I'm not trying to talk you into using hashmaps. I meant to suggest when a cache line miss is unavoidable, because of how other things are organized, sometimes the extra data is better organized in a hashmap for lookup, if you can globally optimize how things lay out in relations. But if you're using tree maps, I would try to talk you out of using them.

Possible solution

Ted Kaminski's post suggests a solution:

Instead of using ast.type at use occurrences, use typeOf(ast), which is a procedure that internally checks for either a canary value or performs a union dispatch on maybe (or some comparable thing), and raises an exception on use of an uncomputed value. With a suitable postfix operator, this serves to get the clutter of the dynamic check out of the way, which is the major concern (due to maintainability). A nice part of this approach is that the type system will help you detect places where you have failed to use the convention.

The bad part of this is that the check is dynamic. While I can see (in abstract) how to go about discharging an exception freedom proof in this case, expressing that constraint in a type system lacking dependent types is something I don't see how to do. Expressing it with dependent types would be a pretty laborious business.

So this seems to be one of those cases where the elimination of the dynamic check is more tied to program behavior than static type, and therefore a case where a language-embedded proof system would be the way to go if you cared enough about the cost of check or the consequences of possible run-time exceptions.

In this case, my feeling is that it isn't that hard to check (manually) that the type inference pass assigns types to all suitable AST node types that appear in the tree (that is: the visit is complete), and also not that hard to do coverage checks on the inference implementation. Better still, it isn't that hard to build a sanity check walker that tests the consistency of the result tree during software acceptance qualification - or even in production.

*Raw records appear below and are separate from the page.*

+struct Band {
+    uint32_t ya, yb;
+    size_t a, b;
+    uint32_t group;
+};
+struct Piece {
+    size_t a, b;
+    uint32_t band;
+    uint32_t chunk;
+};
+struct Plan {
+    std::vector<size_t> chunk_bounds;
+    std::vector<Band> bands;
+    std::vector<uint32_t> order;
+    std::vector<Piece> pieces;
+};
+
+inline std::vector<uint32_t> bit_reversed(size_t n) {
+    std::vector<uint32_t> order;
+    size_t pow2 = 1;
+    int bits = 0;
+    while (pow2 < n) pow2 <<= 1, bits++;
+    for (size_t i = 0; i < pow2; i++) {
+        size_t r = 0;
+        for (int k = 0; k < bits; k++) r |= ((i >> k) & 1u) << (bits - 1 - k);
+        if (r < n) order.push_back((uint32_t)r);
+    }
+    return order;
+}
+
+inline Plan plan_host_bands(uintptr_t out, size_t need, size_t row_bytes, uint32_t y0, uint32_t y1, size_t band_bytes) {
+    Plan pl;
+    if (need == 0 || row_bytes == 0 || y1 <= y0) return pl;
+    if (band_bytes == 0) band_bytes = kDefaultBandBytes;
+    for (size_t a = 0; a < need; a = chunk_end(out, need, a)) pl.chunk_bounds.push_back(a);
+    pl.chunk_bounds.push_back(need);
+
+    std::vector<uint32_t> first_band;
+    uint32_t ya = y0;
+    size_t a = 0;
+    while (ya < y1) {
+        const size_t target = chunk_end(out, need, a);
+        uint64_t rows = (target - a + row_bytes - 1) / row_bytes;
+        rows = (rows + 7) / 8 * 8;
+        const uint32_t yg = (uint32_t)((uint64_t)ya + rows < y1 ? ya + rows : y1);
+        const uint64_t grows = yg - ya;
+        uint64_t want = (band_bytes + row_bytes - 1) / row_bytes;
+        want = (want + 7) / 8 * 8;
+        const uint64_t n = (grows + want - 1) / want;
+        const uint64_t brows = ((grows + n - 1) / n + 7) / 8 * 8;
+        const uint32_t g = (uint32_t)first_band.size();
+        first_band.push_back((uint32_t)pl.bands.size());
+        while (ya < yg) {
+            const uint32_t yb = (uint32_t)((uint64_t)ya + brows < yg ? ya + brows : yg);
+            const size_t b = row_bytes * (size_t)(yb - y0);
+            pl.bands.push_back(Band{ya, yb, a, b, g});
+            ya = yb;
+            a = b;
+        }
+    }
+    first_band.push_back((uint32_t)pl.bands.size());
+
+    for (uint32_t g : bit_reversed(first_band.size() - 1))
+        for (uint32_t k = first_band[g]; k < first_band[g + 1]; k++) pl.order.push_back(k);
+
+    for (uint32_t k : pl.order) {
+        const Band &bd = pl.bands[k];
+        size_t lo = 0, hi = pl.chunk_bounds.size() - 1;
+        while (hi - lo > 1) {
+            const size_t mid = (lo + hi) / 2;
+            if (pl.chunk_bounds[mid] <= bd.a) lo = mid;
+            else hi = mid;
+        }
+        for (size_t pos = bd.a; pos < bd.b;) {
+            while (pl.chunk_bounds[lo + 1] <= pos) lo++;
+            const size_t end = pl.chunk_bounds[lo + 1] < bd.b ? pl.chunk_bounds[lo + 1] : bd.b;
+            pl.pieces.push_back(Piece{pos, end, k, (uint32_t)lo});
+            pos = end;
+        }
+    }
+    return pl;
+}
+
+}
+}
+
+#endif
diff --git a/fractal-renderer_amd/csrc/fr_ctx.h b/fractal-renderer_amd/csrc/fr_ctx.h
--- a/fractal-renderer_amd/csrc/fr_ctx.h
+++ b/fractal-renderer_amd/csrc/fr_ctx.h
@@ -198,25 +198,35 @@
 
 class ChunkPinner {
   public:
-    ChunkPinner(uint8_t *out, size_t need, bool portable, const std::vector<size_t> *byte_order = nullptr);
+    ChunkPinner(uint8_t *out, size_t need, bool portable, const std::vector<size_t> *byte_order = nullptr, bool worker = false);
     ~ChunkPinner();
     size_t chunks() const { return bounds_.size() - 1; }
     size_t bound(size_t k) const { return bounds_[k]; }
     size_t chunk_of(size_t byte) const;
     bool pin(size_t k);
+    int ready(size_t k) const { return pinned_[k].load(std::memory_order_acquire); }
     bool next(size_t &a, size_t &b, bool &pinned);
     void release();
     static size_t chunk_end(const uint8_t *out, size_t need, size_t a);
-    double t_touch = 0.0, t_reg = 0.0;
+    double t_touch = 0.0, t_reg = 0.0, t_wait = 0.0;
+    struct WorkerMark {
+        size_t chunk;
+        double t_begin, t_end;
+    };
+    std::vector<WorkerMark> worker_marks;
 
   private:
+    int register_chunk(size_t k, bool by_worker);
     uint8_t *out_;
     size_t need_, pos_ = 0;
     unsigned flags_;
     std::vector<size_t> bounds_;
     std::unique_ptr<std::atomic<int>[]> state_;
-    std::vector<char> pinned_;
-    std::thread toucher_;
+    std::unique_ptr<std::atomic<int>[]> pinned_;
+    std::thread toucher_, worker_;
+    bool has_worker_ = false;
+    std::atomic<bool> stop_{false}, worker_done_{false};
+    double t_epoch_ = 0.0;
     std::mutex reg_mu_;
     std::vector<uint8_t *> regs_;
 };
diff --git a/fractal-renderer_amd/csrc/fr_host.hip b/fractal-renderer_amd/csrc/fr_host.hip
--- a/fractal-renderer_amd/csrc/fr_host.hip
+++ b/fractal-renderer_amd/csrc/fr_host.hip
@@ -12,6 +12,7 @@
 #include <thread>
 #include <vector>
 
+#include "fr_bands.h"
 #include "fr_ctx.h"
 
 #ifndef MADV_HUGEPAGE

After which one can probably drop the canary checks with acceptable de practico confidence.

While I can see (in

While I can see (in abstract) how to go about discharging an exception freedom proof in this case, expressing that constraint in a type system lacking dependent types is something I don't see how to do.

One thought: assume you support linear/unique types and strong type updates, at least on phantom types.

The AST is a linear/unique type, and you use phantom types to track the 'maybe' state. When the value is resolved, you can update the phantom type in-place which will propagate up the tree. This being purely a type change operation, it has no runtime cost.

This is really just simulating typestate, which seems closer to what you want.

Perhaps so...

Perhaps so. But empirical experience with linear types makes me very reluctant to introduce it as a language feature. BitC is aimed at non-research users. As such, there is a class of ideas that are worked out from a formal perspective but still pretty rough from a presentation to users (and therefore utility) perspective that I try to avoid. It is an unfortunate truth that this class of "engineering for utility" work is not something that the current research funding paradigm is effective at funding. The current tech transfer funding paradigm, for its part, is bad at recognizing, examining, and (when appropriate) exploiting the resulting opportunity gaps. It's part of why "deep" research results with "obvious" benefit are hard to translate.

shap

Mozilla's Rust language has

Mozilla's Rust language has adopted typestate for reasoning about these sorts of properties. That's probably the better option here.

Physical significance of linear typed objects: Fan out

Exposing linear or unique types to people writing BitC code doesn't seem too horrible to me. People working at that level should be somewhat comfortable with the idea of using particular values in limited ways, because hardware has fanout limits. If you want to send some computed bits to a million different places, you pay for that in hardware, and the same can just as easily apply in low-level code.